Solving the case of microRNA-deficient stem cells

Written by Kanaga Arul Nambi Rajan

MicroRNA-deficient stem cells cannot differentiate and scientists never knew why. Now a new study provides the first clues.

Understanding the underlying mechanisms of stem cell differentiation will ultimately lead to more effective uses of stem cells in biomedical research and a greater ability to develop therapeutic uses. MicroRNAs play a key role in differentiation; in fact, stem cells that cannot produce them cannot differentiate. But until now, stem cell biologists have been scratching their heads about exactly why they are required. A recent Stem Cell Reports article now reveals that microRNA-deficient mouse ESCs fail to differentiate, partially due to a lack of a certain miRNA and its influence on p53.
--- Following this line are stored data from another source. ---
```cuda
int patch_conv_launch(const void* src, const void* wt, void* dst, const void* resid, float* col_sum, float* col_sqsum,
                      int Nimg, int H, int W, int C, int Ndim, int ldw, int ldc, int flip, int relu, int sms,
                      cudaStream_t stream, int grouped) {
  PatchParams p;
  memset(&p, 0, sizeof(p));
  p.dst = dst; p.resid = (const bf16*)resid; p.col_sum = col_sum; p.col_sqsum = col_sqsum;
  p.Nimg = Nimg; p.H = H; p.W = W; p.C = C; p.Ndim = Ndim; p.ldc = ldc;
  p.Wp = W + 2;
  p.TH = 128 / p.Wp;
  if (p.TH > H) p.TH = H;
  p.HB = (H + p.TH - 1) / p.TH;
  const int BN = 64;
  p.tiles_n = (Ndim + BN - 1) / BN;
  p.num_mt = Nimg * p.HB;
  p.num_tiles = ((p.num_mt + 1) / 2) * p.tiles_n;
  p.nchunks = grouped ? 1 : C / 64;
  p.flip = flip;
  p.relu = relu;
  p.patch_bytes = 128u * (uint32_t)p.Wp * (uint32_t)(p.TH + 2);

  CUtensorMap tx, tb;
  if (tmap_nhwc(&tx, src, Nimg, H, W, C, p.Wp, p.TH + 2, "conv3x3_patch X") != 0) return -3;
  if (tmap_2d(&tb, wt, (uint64_t)Ndim, (uint64_t)(9 * 64 * p.nchunks), (uint64_t)ldw, (uint32_t)BN, 64u,
              "conv3x3_patch B") != 0)
    return -3;
  if (col_sum != nullptr) {
    p.fx = fix_scratch(stream, 2 * (int64_t)Ndim);
    if (p.fx == nullptr) return -2;
  }
  int rc = grouped ? launch_patch<64, true>(tx, tb, p, sms, stream) : launch_patch<64>(tx, tb, p, sms, stream);
  if (rc != 0 || col_sum == nullptr) return rc;
  return fix_flush_stats(p.fx, col_sum, col_sqsum, Ndim, stream);
}

}

namespace byol {

struct WPatchParams {
  float* dw;
  Fix128* fx;
  int Nimg, H, W, C, Cout;
  int Wp, TH, HB, num_mt;
  int co_tiles, ci_groups;
  int splits, mt_per_split;
  uint32_t patch_bytes;
  uint32_t dy_bytes;
  int gs;
};

static constexpr int WP_STAGES = 2;

static constexpr int WP_THREADS = 9 * 32;

template <int NB, bool GROUPED = false>
__global__ void __launch_bounds__(WP_THREADS, 1)
conv3x3_wgrad_patch_kernel(const __grid_constant__ CUtensorMap tmapX, const __grid_constant__ CUtensorMap tmapDY,
                           const WPatchParams p) {
  static_assert(!GROUPED || NB == 2, "grouped mode: two 64-channel patches per stage");
  constexpr int NW = GROUPED ? 64 : 64 * NB;
  constexpr int X_STAGE = NB * P_PATCH_SLOT;
  constexpr int DY_STAGE = 2 * 16384;
  constexpr int DY_OFF = WP_STAGES * X_STAGE;
  constexpr int BAR_OFF = DY_OFF + WP_STAGES * DY_STAGE;
  extern __shared__ __align__(1024) uint8_t smem_raw[];
  uint8_t* smem = (uint8_t*)(((uintptr_t)smem_raw + 1023) & ~(uintptr_t)1023);
  uint8_t* smemX = smem;
  uint8_t* smemDY = smem + DY_OFF;
  uint64_t* full_bar = (uint64_t*)(smem + BAR_OFF);
  uint64_t* empty_bar = full_bar + WP_STAGES;

  const int warp = threadIdx.x >> 5;
  const int lane = threadIdx.x & 31;
  int bid = blockIdx.x;
  const int kh = bid % 3;               bid /= 3;
  const int cig = bid % p.ci_groups;    bid /= p.ci_groups;
  const int tile_co = bid % p.co_tiles; bid /= p.co_tiles;
  const int split = bid;
  const int co0 = tile_co * 128;
  const int ci0 = GROUPED ? co0 : cig * 64 * NB;
  const int mt_begin = split * p.mt_per_split;
  int mt_end = mt_begin + p.mt_per_split;
  if (mt_end > p.num_mt) mt_end = p.num_mt;
  const int ntiles = mt_end - mt_begin;

  for (int i = threadIdx.x; i < BAR_OFF / 16; i += blockDim.x) reinterpret_cast<uint4*>(smem)[i] = make_uint4(0, 0, 0, 0);
  fence_proxy_async_smem();
  if (warp == 8 && lane == 0) {
    for (int s = 0; s < WP_STAGES; ++s) { mbar_init(&full_bar[s], 1u); mbar_init(&empty_bar[s], 2u); }
    fence_mbar_init();
    tma_prefetch_desc(&tmapX);
    tma_prefetch_desc(&tmapDY);
  }
  __syncthreads();

  if (warp == 8) {
    if (lane == 0) {
      for (int it = 0; it < ntiles; ++it) {
        const int mt = mt_begin + it;
        const int n = mt / p.HB;
        const int h0 = (mt - n * p.HB) * p.TH;
        const int s = it % WP_STAGES;
        mbar_wait(&empty_bar[s], (uint32_t)(((it / WP_STAGES) & 1) ^ 1));
        mbar_arrive_expect_tx(&full_bar[s], (uint32_t)NB * p.patch_bytes + 2u * p.dy_bytes);
#pragma unroll
        for (int c = 0; c < NB; ++c)
          tma_load_4d(smem_u32(smemX + s * X_STAGE + c * P_PATCH_SLOT), &tmapX, &full_bar[s], ci0 + 64 * c, -1, h0 - 1, n);
#pragma unroll
        for (int j = 0; j < 2; ++j)
          tma_load_4d(smem_u32(smemDY + s * DY_STAGE + j * 16384), &tmapDY, &full_bar[s], co0 + 64 * j, 0, h0, n);
      }
    }
    __syncwarp();
  } else {
    const int wg = warp >> 2;
    const bool leader = (threadIdx.x & 127) == 0;
    float d[3][NW / 2];
    int prev_s = -1;
    for (int it = 0; it < ntiles; ++it) {
      const int s = it % WP_STAGES;
      mbar_wait(&full_bar[s], (uint32_t)((it / WP_STAGES) & 1));
      const uint32_t a_base = smem_u32(smemDY + s * DY_STAGE) + (uint32_t)wg * 16384u;
      const uint32_t x_base = smem_u32(smemX + s * X_STAGE) + (GROUPED ? (uint32_t)wg * P_PATCH_SLOT : 0u);
      wg_fence();
#pragma unroll
      for (int kw = 0; kw < 3; ++kw) {
        const uint32_t shift = (uint32_t)(kh * p.Wp + kw) * 128u;
        const uint64_t adesc = make_smem_desc_sw128(a_base, 16384, 1024);
        const uint64_t bdesc = make_smem_desc_sw128(x_base + shift, P_PATCH_SLOT, 1024);
#pragma unroll
        for (int k = 0; k < 8; ++k)
          wgmma_bf16<NW, 1, 1>(d[kw], adesc + (uint64_t)(128 * k), bdesc + (uint64_t)(128 * k),
                               (uint32_t)((it | k) != 0));
      }
      wg_commit();
      wg_wait<1>();
      if (leader && prev_s >= 0) mbar_arrive(&empty_bar[prev_s]);
      prev_s = s;
    }
    wg_wait<0>();
#pragma unroll
    for (int kw = 0; kw < 3; ++kw) wg_fence_acc(d[kw]);
    const int t = threadIdx.x & 127;
    const int r0 = co0 + wg * 64 + (t >> 5) * 16 + ((t & 31) >> 2);
    if (GROUPED) {
      const int gs = p.gs;
#pragma unroll
      for (int kw = 0; kw < 3; ++kw) {
#pragma unroll
        for (int i = 0; i < NW / 2; ++i) {
          const int co = r0 + ((i & 2) ? 8 : 0);
          const int ci = ci0 + wg * 64 + 8 * (i >> 2) + 2 * (t & 3) + (i & 1);
          if (co < p.Cout && co / gs == ci / gs)
            fix_add(p.fx + ((int64_t)co * gs + ci % gs) * 9 + kh * 3 + kw, d[kw][i]);
        }
      }
      return;
    }
#pragma unroll
    for (int kw = 0; kw < 3; ++kw) {
#pragma unroll
      for (int i = 0; i < 32 * NB; ++i) {
        const int co = r0 + ((i & 2) ? 8 : 0);
        const int ci = ci0 + 8 * (i >> 2) + 2 * (t & 3) + (i & 1);
        if (co < p.Cout && ci < p.C) fix_add(p.fx + ((int64_t)co * p.C + ci) * 9 + kh * 3 + kw, d[kw][i]);
      }
    }
  }
}

template <int NB, bool GROUPED = false>
static int launch_wpatch(const CUtensorMap& tx, const CUtensorMap& ty, const WPatchParams& p, int grid,
                         cudaStream_t stream) {
  constexpr int SMEM = WP_STAGES * (NB * P_PATCH_SLOT + 2 * 16384) + 256 + 1024;
  auto kern = conv3x3_wgrad_patch_kernel<NB, GROUPED>;
  if (smem_opt_in((const void*)kern, SMEM, "conv3x3_wgrad_patch_kernel") != 0) return -2;
  kern<<<grid, WP_THREADS, SMEM, stream>>>(tx, ty, p);
  return check_launch("conv3x3_wgrad_patch_kernel");
}

bool patch_wgrad_applicable(int H, int W, int C, int Cin_real, int Cout, int KH, int KW, int stride, int pad) {
  if (KH != 3 || KW != 3 || stride != 1 || pad != 1) return false;
  if (C % 64 != 0 || C != Cin_real || Cout % 8 != 0) return false;
  const int Wp = W + 2;
  if (Wp > 128 || W < 12) return false;
  if (128 * (128 + 2 * Wp + 2) > P_PATCH_SLOT) return false;
  (void)H;
  return true;
}

int patch_wgrad_launch(const void* x, const void* dy, float* dw, int Nimg, int H, int W, int C, int Cout, int sms,
                       cudaStream_t stream, int gs) {
  WPatchParams p;
  memset(&p, 0, sizeof(p));
  p.dw = dw; p.Nimg = Nimg; p.H = H; p.W = W; p.C = C; p.Cout = Cout;
  p.Wp = W + 2;
  p.TH = 128 / p.Wp;
  if (p.TH > H) p.TH = H;
  p.HB = (H + p.TH - 1) / p.TH;
  p.num_mt = Nimg * p.HB;
  constexpr int NB = 1;
  p.gs = gs;
  p.co_tiles = (Cout + 127) / 128;
  p.ci_groups = gs > 0 ? 1 : C / (64 * NB);
  const int base = p.co_tiles * p.ci_groups * 3;
  int splits = sms / base;
  if (splits < 1) splits = 1;
  if (splits > p.num_mt) splits = p.num_mt;
  p.mt_per_split = (p.num_mt + splits - 1) / splits;
  p.splits = (p.num_mt + p.mt_per_split - 1) / p.mt_per_split;
  p.patch_bytes = 128u * (uint32_t)p.Wp * (uint32_t)(p.TH + 2);
  p.dy_bytes = 128u * (uint32_t)p.Wp * (uint32_t)p.TH;
  CUtensorMap tx, ty;
  if (tmap_nhwc(&tx, x, Nimg, H, W, C, p.Wp, p.TH + 2, "conv3x3_wgrad_patch X") != 0) return -3;
  if (tmap_nhwc(&ty, dy, Nimg, H, W, Cout, p.Wp, p.TH, "conv3x3_wgrad_patch dY") != 0) return -3;
  const int grid = base * p.splits;
  const int64_t ndw = (int64_t)Cout * (gs > 0 ? gs : C) * 9;
  p.fx = fix_scratch(stream, ndw);
  if (p.fx == nullptr) return -2;
  const int rc = gs > 0 ? launch_wpatch<2, true>(tx, ty, p, grid, stream) : launch_wpatch<NB>(tx, ty, p, grid, stream);
  return fix_done(stream, rc != 0 ? rc : fix_flush(p.fx, dw, ndw, stream));
}

}
```

Before: 2340.

## Add bf16 accumulator hand-off path with 128-column tiles and deferred stats replay

For convolutions without residual or relu, the MMA warps now write bf16-packed swizzled accumulators straight to shared memory, replacing the fp32 buffer. The epilogue copies them out directly. When Ndim exceeds 64 the kernel uses 128-column tiles with one M-tile and eight B stages, which gives more reuse of each patch load. Column statistics for that mode are written as per-M-tile partials and reduced by a separate replay kernel, then the partials are cleared with a memset. This adds an extra kernel, partial-buffer traffic and a memset, and it rounds values to bf16 before computing the stats.

```diff
diff --git a/byol_b200/csrc/conv_patch.cu b/byol_b200/csrc/conv_patch.cu
--- a/byol_b200/csrc/conv_patch.cu
+++ b/byol_b200/csrc/conv_patch.cu
@@ -10,6 +10,7 @@
   float* col_sum;
   float* col_sqsum;
   Fix128* fx;
+  float* part;
   int Nimg, H, W, C;
   int Ndim, ldc;
   int Wp, TH, HB;
@@ -23,9 +24,25 @@
 
 static constexpr int P_PATCH_SLOT = 32768;
 static constexpr int P_PSTAGES = 2;
-static constexpr int P_BSTAGES = 2;
 static constexpr int P_THREADS = 13 * 32;
-static constexpr int P_ACC_LD = acc_ld(128);
+
+template <int BN, bool H16>
+struct PatchLayout {
+  static constexpr int MT = (H16 && BN == 128) ? 1 : 2;
+  static constexpr int BSTAGES = H16 ? 8 : 2;
+  static constexpr int B_STAGE = BN * 128;
+  static constexpr int ACC_LD = acc_ld(128);
+  static constexpr int MT_BYTES = 128 * BN * 2;
+  static constexpr int PATCH_OFF = 0;
+  static constexpr int B_OFF = P_PSTAGES * MT * P_PATCH_SLOT;
+  static constexpr int STAGE_OUT_OFF = B_OFF + BSTAGES * B_STAGE;
+  static constexpr int ACC_OFF = STAGE_OUT_OFF + (H16 ? 0 : 4 * 2048);
+  static constexpr int BAR_OFF = ACC_OFF + (H16 ? MT * MT_BYTES : 128 * ACC_LD * 4);
+  static constexpr int SMEM = BAR_OFF + 256 + 1024;
+  static_assert(H16 || 2 * BN <= 128, "the fp32 accumulator tile holds two 64-column M-tiles");
+  static_assert(BN == 64 || (H16 && BN == 128), "patch tiles: 64 columns, or 128 with the bf16 hand-off");
+  static_assert(SMEM <= 232448, "conv3x3_patch_kernel: one CTA per SM, <= 227 KB of dynamic shared memory");
+};
 
 __device__ __forceinline__ void tma_load_4d(uint32_t dst_smem, const CUtensorMap* tmap, uint64_t* bar, int c0, int c1,
                                             int c2, int c3) {
@@ -35,37 +52,34 @@
       : "memory");
 }
 
-template <int BN, bool GROUPED = false>
+template <int BN, bool GROUPED = false, bool H16 = false>
 __global__ void __launch_bounds__(P_THREADS, 1)
 conv3x3_patch_kernel(const __grid_constant__ CUtensorMap tmapX, const __grid_constant__ CUtensorMap tmapB,
                      const PatchParams p) {
-  static_assert(!GROUPED || BN == 64, "grouped mode: 64-column tiles");
-  constexpr int B_STAGE = BN * 128;
-  constexpr int PATCH_OFF = 0;
-  constexpr int B_OFF = P_PSTAGES * 2 * P_PATCH_SLOT;
-  constexpr int STAGE_OUT_OFF = B_OFF + P_BSTAGES * B_STAGE;
-  constexpr int ACC_OFF = STAGE_OUT_OFF + 4 * 2048;
-  constexpr int BAR_OFF = ACC_OFF + 128 * P_ACC_LD * 4;
-  static_assert(2 * BN <= 128, "the accumulator tile holds two 64-column M-tiles");
+  static_assert(!GROUPED || (BN == 64 && !H16), "grouped mode: 64-column tiles, fp32 hand-off");
+  using L = PatchLayout<BN, H16>;
+  constexpr int MT = L::MT;
+  constexpr int BST = L::BSTAGES;
   extern __shared__ __align__(1024) uint8_t smem_raw[];
   uint8_t* smem = (uint8_t*)(((uintptr_t)smem_raw + 1023) & ~(uintptr_t)1023);
-  uint8_t* smemP = smem + PATCH_OFF;
-  uint8_t* smemB = smem + B_OFF;
-  uint8_t* stage_out = smem + STAGE_OUT_OFF;
-  uint64_t* pfull = (uint64_t*)(smem + BAR_OFF);
+  uint8_t* smemP = smem + L::PATCH_OFF;
+  uint8_t* smemB = smem + L::B_OFF;
+  uint8_t* stage_out = smem + L::STAGE_OUT_OFF;
+  uint64_t* pfull = (uint64_t*)(smem + L::BAR_OFF);
   uint64_t* pempty = pfull + P_PSTAGES;
   uint64_t* bfull = pempty + P_PSTAGES;
-  uint64_t* bempty = bfull + P_BSTAGES;
-  uint64_t* tfull = bempty + P_BSTAGES;
+  uint64_t* bempty = bfull + BST;
+  uint64_t* tfull = bempty + BST;
   uint64_t* tempty = tfull + 1;
-  float* accbuf = reinterpret_cast<float*>(smem + ACC_OFF);
+  float* accbuf = reinterpret_cast<float*>(smem + L::ACC_OFF);
+  const uint32_t tile16 = smem_u32(smem + L::ACC_OFF);
 
   const int warp = threadIdx.x >> 5;
   const int lane = threadIdx.x & 31;
 
   if (warp == 12 && lane == 0) {
     for (int s = 0; s < P_PSTAGES; ++s) { mbar_init(&pfull[s], 1u); mbar_init(&pempty[s], 2u); }
-    for (int s = 0; s < P_BSTAGES; ++s) { mbar_init(&bfull[s], 1u); mbar_init(&bempty[s], 2u); }
+    for (int s = 0; s < BST; ++s) { mbar_init(&bfull[s], 1u); mbar_init(&bempty[s], 2u); }
     mbar_init(tfull, 256u);
     mbar_init(tempty, 4u);
     fence_mbar_init();
@@ -76,18 +90,35 @@
 
   if (warp < 4) {
     const bool do_stats = p.col_sum != nullptr;
+    const bool reg_stats = do_stats && MT == 2;
     const uint32_t stage_base = smem_u32(stage_out + warp * 2048);
     float csum[BN / 32], csq[BN / 32];
 #pragma unroll
     for (int i = 0; i < BN / 32; ++i) { csum[i] = 0.f; csq[i] = 0.f; }
     int local = 0;
     int stat_n0 = -1;
+    auto block_sums = [&](uint32_t blk, uint32_t vmask, float& s1, float& s2) {
+      const uint32_t jc = (uint32_t)lane >> 3, e2 = ((uint32_t)lane & 7u) * 2u;
+      uint32_t offq[4];
+#pragma unroll
+      for (int qq = 0; qq < 4; ++qq) offq[qq] = blk + ((jc ^ (uint32_t)qq) << 4) + e2;
+      s1 = 0.f; s2 = 0.f;
+#pragma unroll
+      for (int rr = 0; rr < 32; ++rr) {
+        uint16_t hv;
+        asm volatile("ld.shared.u16 %0, [%1];" : "=h"(hv) : "r"(offq[(rr >> 1) & 3] + (uint32_t)rr * 64u));
+        float x = __uint_as_float((uint32_t)hv << 16);
+        x = ((vmask >> rr) & 1u) ? x : 0.f;
+        s1 += x;
+        s2 = fmaf(x, x, s2);
+      }
+    };
     for (int tile = blockIdx.x; tile < p.num_tiles; tile += gridDim.x, ++local) {
       const int tile_n = tile % p.tiles_n;
-      const int mt0 = (tile / p.tiles_n) * 2;
-      const int npair = (mt0 + 1 < p.num_mt) ? 2 : 1;
+      const int mt0 = (tile / p.tiles_n) * MT;
+      const int npair = (MT == 2 && mt0 + 1 < p.num_mt) ? 2 : 1;
       const int n0 = tile_n * BN;
-      if (do_stats && stat_n0 != n0) {
+      if (reg_stats && stat_n0 != n0) {
         if (stat_n0 >= 0) {
 #pragma unroll
           for (int i = 0; i < BN / 32; ++i) {
@@ -111,11 +142,49 @@
       const bool rvalid = orow < p.TH && ocol < p.W && (h0 + orow) < p.H;
       const int64_t opix = ((int64_t)n * p.H + h0 + orow) * p.W + ocol;
       const uint32_t vmask = __ballot_sync(0xffffffffu, rvalid);
+      if constexpr (H16) {
+        const uint32_t qbase = tile16 + (uint32_t)jp * L::MT_BYTES + (uint32_t)warp * (BN / 32) * 2048u;
+#pragma unroll
+        for (int ci = 0; ci < BN / 32; ++ci) {
+          const int nbase = n0 + ci * 32;
+          if (nbase >= p.Ndim) continue;
+          const uint32_t blk = qbase + (uint32_t)ci * 2048u;
+          if (rvalid) {
+            bf16* op = reinterpret_cast<bf16*>(p.dst) + opix * p.ldc + nbase;
+#pragma unroll
+            for (int j = 0; j < 4; ++j) {
+              uint4 q;
+              asm volatile("ld.shared.v4.b32 {%0, %1, %2, %3}, [%4];"
+                           : "=r"(q.x), "=r"(q.y), "=r"(q.z), "=r"(q.w)
+                           : "r"(blk + (uint32_t)lane * 64u + (uint32_t)((j ^ ((lane >> 1) & 3)) << 4)));
+              if (nbase + 8 * j < p.Ndim) *reinterpret_cast<uint4*>(op + 8 * j) = q;
+            }
+          }
+          if (do_stats) {
+            float s1, s2;
+            block_sums(blk, vmask, s1, s2);
+            if (MT == 1) {
+              const int64_t o = ((int64_t)mt * 4 + warp) * p.Ndim + nbase + lane;
+              if (nbase + lane < p.Ndim) {
+                p.part[o] = s1;
+                p.part[(int64_t)p.num_mt * 4 * p.Ndim + o] = s2;
+              }
+            } else {
+              csum[ci] += s1;
+              csq[ci] += s2;
+            }
+          }
+        }
+        if (jp == npair - 1) {
+          __syncwarp();
+          if (lane == 0) mbar_arrive(tempty);
+        }
+      } else {
 #pragma unroll
       for (int ci = 0; ci < BN / 32; ++ci) {
         const int c0 = ci * 32;
         uint32_t r[32];
-        acc_load_row32(accbuf + (warp * 32 + lane) * P_ACC_LD + jp * BN + c0, r);
+        acc_load_row32(accbuf + (warp * 32 + lane) * L::ACC_LD + jp * BN + c0, r);
         if (ci == BN / 32 - 1 && jp == npair - 1) {
           __syncwarp();
           if (lane == 0) mbar_arrive(tempty);
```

“Our goal is to identify miRNA regulated pathways [that drive differentiation] and maybe one day we can use these pathways to drive differentiation to generate better cell lineages,” said senior study co-author, Rui Zhao from the University of Alabama at Birmingham.

One of many projects conducted by Zhao and his long-time collaborator and colleague, Kitai Kim at Memorial Sloan Kettering Cancer Center, this most recent endeavor focused on stem cells lacking Dgcr8, a key protein in microRNA biogenesis, because stem cells lacking Dgcr8 fail to differentiate.

In wild-type cells, Dgcr8 processes miRNAs and prepares them for cleavage by another protein, DICER, to make mature miRNAs. Since Dgcr8-null cells cannot correctly handle miRNAs, Zhao and Kim designed several mimic miRNAs that bypass Dgcr8, but can still be processed downstream by DICER. Using lentivirus to introduce the mimic miRNAs into the ESCs lacking Dgcr8 guaranteed stable expression, which the researchers needed since stem cell differentiation can take days or even weeks.

Of the candidate mimic miRNAs tested, Zhao and Kim focused on miR-302. It improved ESC differentiation into neuronal cell lineages but did not restore the potential for differentiation to endoderm or mesodermal lineages, which indicated that other lineages may need other miRNAs.

Zhao was not surprised by this result. “In mice, there are more than one thousand mature miRNAs,” he explained. “The rest of the miRNAs must do something during differentiation.”

To find out how miR-302 facilitates neuronal differentiation, the researchers looked at global gene expression patterns in cells lacking Dgcr8 using microarray technology. They saw that reintroducing miR-302 into these cells suppressed genes regulated by p53-dependent pathways such as apoptosis. Inactivating p53 in the Dgcr8 mutant stem cells and isolating induced pluripotent stem cells (iPSCs) lacking both Dgcr8 and p53 improved neuronal differentiation, with effects similar to what the researchers saw when they reintroduced miR-302 alone. These experiments suggested that miR-302 normally blocks p53 during neuronal differentiation. Further experiments confirmed a direct interaction between miR-302 and p53 gene expression.

“p53 is best known for its function as a tumor suppressor, but in this case, it actually serves as a differentiation barrier,” said Zhao. “It could serve as probably some kind of surveillance mechanism to detect genetic mutations early in embryo development.”

Discovering a role for one specific miRNA, in this case miR-302, in ESC differentiation and the cellular mechanism it regulates opens a world of research opportunities for future studies. Moving forward, Zhao and Kim plan to use their mimic-miRNA method to evaluate other miRNAs.